◆ **Work required**
Below are some entries; write out each one of them exactly.
++++ The data ++++
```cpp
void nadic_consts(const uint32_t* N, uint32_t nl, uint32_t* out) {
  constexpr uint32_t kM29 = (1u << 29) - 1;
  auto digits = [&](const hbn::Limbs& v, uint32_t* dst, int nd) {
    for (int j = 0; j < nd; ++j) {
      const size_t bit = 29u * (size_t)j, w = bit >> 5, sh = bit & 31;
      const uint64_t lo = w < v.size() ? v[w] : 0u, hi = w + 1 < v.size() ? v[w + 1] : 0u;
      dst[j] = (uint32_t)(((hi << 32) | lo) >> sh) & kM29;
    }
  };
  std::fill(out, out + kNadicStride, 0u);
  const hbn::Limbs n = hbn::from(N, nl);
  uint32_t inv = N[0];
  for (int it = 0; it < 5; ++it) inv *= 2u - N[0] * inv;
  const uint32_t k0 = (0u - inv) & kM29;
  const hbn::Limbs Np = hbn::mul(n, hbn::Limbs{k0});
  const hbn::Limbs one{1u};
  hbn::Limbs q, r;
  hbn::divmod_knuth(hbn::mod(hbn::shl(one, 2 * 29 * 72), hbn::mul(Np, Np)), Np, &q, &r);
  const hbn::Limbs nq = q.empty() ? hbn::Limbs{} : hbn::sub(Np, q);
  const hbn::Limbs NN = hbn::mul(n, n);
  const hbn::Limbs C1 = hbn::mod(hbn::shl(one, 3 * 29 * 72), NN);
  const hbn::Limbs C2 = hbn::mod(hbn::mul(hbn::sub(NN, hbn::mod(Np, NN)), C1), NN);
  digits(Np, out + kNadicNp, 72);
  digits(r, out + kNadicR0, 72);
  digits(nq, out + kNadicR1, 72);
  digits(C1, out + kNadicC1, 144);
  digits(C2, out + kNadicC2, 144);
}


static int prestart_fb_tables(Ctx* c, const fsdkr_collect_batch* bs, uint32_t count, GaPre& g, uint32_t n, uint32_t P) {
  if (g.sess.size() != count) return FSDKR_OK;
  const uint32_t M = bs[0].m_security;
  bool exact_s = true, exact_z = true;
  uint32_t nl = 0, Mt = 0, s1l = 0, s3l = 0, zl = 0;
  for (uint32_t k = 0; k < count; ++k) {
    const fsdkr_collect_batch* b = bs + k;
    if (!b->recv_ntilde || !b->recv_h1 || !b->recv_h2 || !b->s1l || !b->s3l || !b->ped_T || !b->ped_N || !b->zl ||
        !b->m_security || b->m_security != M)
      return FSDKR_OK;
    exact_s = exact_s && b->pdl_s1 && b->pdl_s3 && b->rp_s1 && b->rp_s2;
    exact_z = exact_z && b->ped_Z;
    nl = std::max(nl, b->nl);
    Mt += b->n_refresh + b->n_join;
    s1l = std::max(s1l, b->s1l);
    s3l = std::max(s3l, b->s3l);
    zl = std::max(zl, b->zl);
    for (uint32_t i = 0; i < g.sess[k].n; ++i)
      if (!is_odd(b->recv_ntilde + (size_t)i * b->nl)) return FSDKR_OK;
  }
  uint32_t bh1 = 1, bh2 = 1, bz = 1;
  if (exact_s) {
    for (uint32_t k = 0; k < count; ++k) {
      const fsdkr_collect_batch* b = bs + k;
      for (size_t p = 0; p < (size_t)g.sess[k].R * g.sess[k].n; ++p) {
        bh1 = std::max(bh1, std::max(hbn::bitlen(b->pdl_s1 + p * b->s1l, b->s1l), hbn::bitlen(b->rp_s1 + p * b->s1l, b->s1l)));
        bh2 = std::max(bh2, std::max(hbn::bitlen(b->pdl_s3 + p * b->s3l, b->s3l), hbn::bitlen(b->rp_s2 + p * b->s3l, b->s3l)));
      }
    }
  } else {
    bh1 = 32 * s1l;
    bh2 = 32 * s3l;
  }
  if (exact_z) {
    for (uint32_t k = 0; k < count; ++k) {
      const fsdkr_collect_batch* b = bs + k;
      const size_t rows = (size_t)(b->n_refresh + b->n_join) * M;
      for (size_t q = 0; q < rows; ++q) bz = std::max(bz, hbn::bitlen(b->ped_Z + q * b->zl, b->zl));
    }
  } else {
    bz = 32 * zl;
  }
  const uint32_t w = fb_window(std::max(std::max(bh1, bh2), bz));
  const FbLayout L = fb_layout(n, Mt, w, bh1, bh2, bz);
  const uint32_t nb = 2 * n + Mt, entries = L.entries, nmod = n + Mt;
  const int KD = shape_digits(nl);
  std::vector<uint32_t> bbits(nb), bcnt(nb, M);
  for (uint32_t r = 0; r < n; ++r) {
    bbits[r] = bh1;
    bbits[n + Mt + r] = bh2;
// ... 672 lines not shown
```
++++
◆ **Answer to this exercise**
```cpp
void nadic_consts(const uint32_t* N, uint32_t nl, uint32_t* out) {
  constexpr uint32_t kM29 = (1u << 29) - 1;
  auto digits = [&](const hbn::Limbs& v, uint32_t* dst, int nd) {
    for (int j = 0; j < nd; ++j) {
      const size_t bit = 29u * (size_t)j, w = bit >> 5, sh = bit & 31;
      const uint64_t lo = w < v.size() ? v[w] : 0u, hi = w + 1 < v.size() ? v[w + 1] : 0u;
      dst[j] = (uint32_t)(((hi << 32) | lo) >> sh) & kM29;
    }
  };
  std::fill(out, out + kNadicStride, 0u);
  const hbn::Limbs n = hbn::from(N, nl);
  uint32_t inv = N[0];
  for (int it = 0; it < 5; ++it) inv *= 2u - N[0] * inv;
  const uint32_t k0 = (0u - inv) & kM29;
  const hbn::Limbs Np = hbn::mul(n, hbn::Limbs{k0});
  const hbn::Limbs one{1u};
  hbn::Limbs q, r;
  hbn::divmod_knuth(hbn::mod(hbn::shl(one, 2 * 29 * 72), hbn::mul(Np, Np)), Np, &q, &r);
  const hbn::Limbs nq = q.empty() ? hbn::Limbs{} : hbn::sub(Np, q);
  const hbn::Limbs NN = hbn::mul(n, n);
  const hbn::Limbs C1 = hbn::mod(hbn::shl(one, 3 * 29 * 72), NN);
  const hbn::Limbs C2 = hbn::mod(hbn::mul(hbn::sub(NN, hbn::mod(Np, NN)), C1), NN);
  digits(Np, out + kNadicNp, 72);
  digits(r, out + kNadicR0, 72);
  digits(nq, out + kNadicR1, 72);
  digits(C1, out + kNadicC1, 144);
  digits(C2, out + kNadicC2, 144);
}


static int prestart_fb_tables(Ctx* c, const fsdkr_collect_batch* bs, uint32_t count, GaPre& g, uint32_t n, uint32_t P) {
  if (g.sess.size() != count) return FSDKR_OK;
  const uint32_t M = bs[0].m_security;
  bool exact_s = true, exact_z = true;
  uint32_t nl = 0, Mt = 0, s1l = 0, s3l = 0, zl = 0;
  for (uint32_t k = 0; k < count; ++k) {
    const fsdkr_collect_batch* b = bs + k;
    if (!b->recv_ntilde || !b->recv_h1 || !b->recv_h2 || !b->s1l || !b->s3l || !b->ped_T || !b->ped_N || !b->zl ||
        !b->m_security || b->m_security != M)
      return FSDKR_OK;
    exact_s = exact_s && b->pdl_s1 && b->pdl_s3 && b->rp_s1 && b->rp_s2;
    exact_z = exact_z && b->ped_Z;
    nl = std::max(nl, b->nl);
    Mt += b->n_refresh + b->n_join;
    s1l = std::max(s1l, b->s1l);
    s3l = std::max(s3l, b->s3l);
    zl = std::max(zl, b->zl);
    for (uint32_t i = 0; i < g.sess[k].n; ++i)
      if (!is_odd(b->recv_ntilde + (size_t)i * b->nl)) return FSDKR_OK;
  }
  uint32_t bh1 = 1, bh2 = 1, bz = 1;
  if (exact_s) {
    for (uint32_t k = 0; k < count; ++k) {
      const fsdkr_collect_batch* b = bs + k;
      for (size_t p = 0; p < (size_t)g.sess[k].R * g.sess[k].n; ++p) {
        bh1 = std::max(bh1, std::max(hbn::bitlen(b->pdl_s1 + p * b->s1l, b->s1l), hbn::bitlen(b->rp_s1 + p * b->s1l, b->s1l)));
        bh2 = std::max(bh2, std::max(hbn::bitlen(b->pdl_s3 + p * b->s3l, b->s3l), hbn::bitlen(b->rp_s2 + p * b->s3l, b->s3l)));
      }
    }
  } else {
    bh1 = 32 * s1l;
    bh2 = 32 * s3l;
  }
  if (exact_z) {
    for (uint32_t k = 0; k < count; ++k) {
      const fsdkr_collect_batch* b = bs + k;
      const size_t rows = (size_t)(b->n_refresh + b->n_join) * M;
      for (size_t q = 0; q < rows; ++q) bz = std::max(bz, hbn::bitlen(b->ped_Z + q * b->zl, b->zl));
    }
  } else {
    bz = 32 * zl;
  }
  const uint32_t w = fb_window(std::max(std::max(bh1, bh2), bz));
  const FbLayout L = fb_layout(n, Mt, w, bh1, bh2, bz);
  const uint32_t nb = 2 * n + Mt, entries = L.entries, nmod = n + Mt;
  const int KD = shape_digits(nl);
  std::vector<uint32_t> bbits(nb), bcnt(nb, M);
  for (uint32_t r = 0; r < n; ++r) {
    bbits[r] = bh1;
    bbits[n + Mt + r] = bh2;
// ... 672 lines not shown
```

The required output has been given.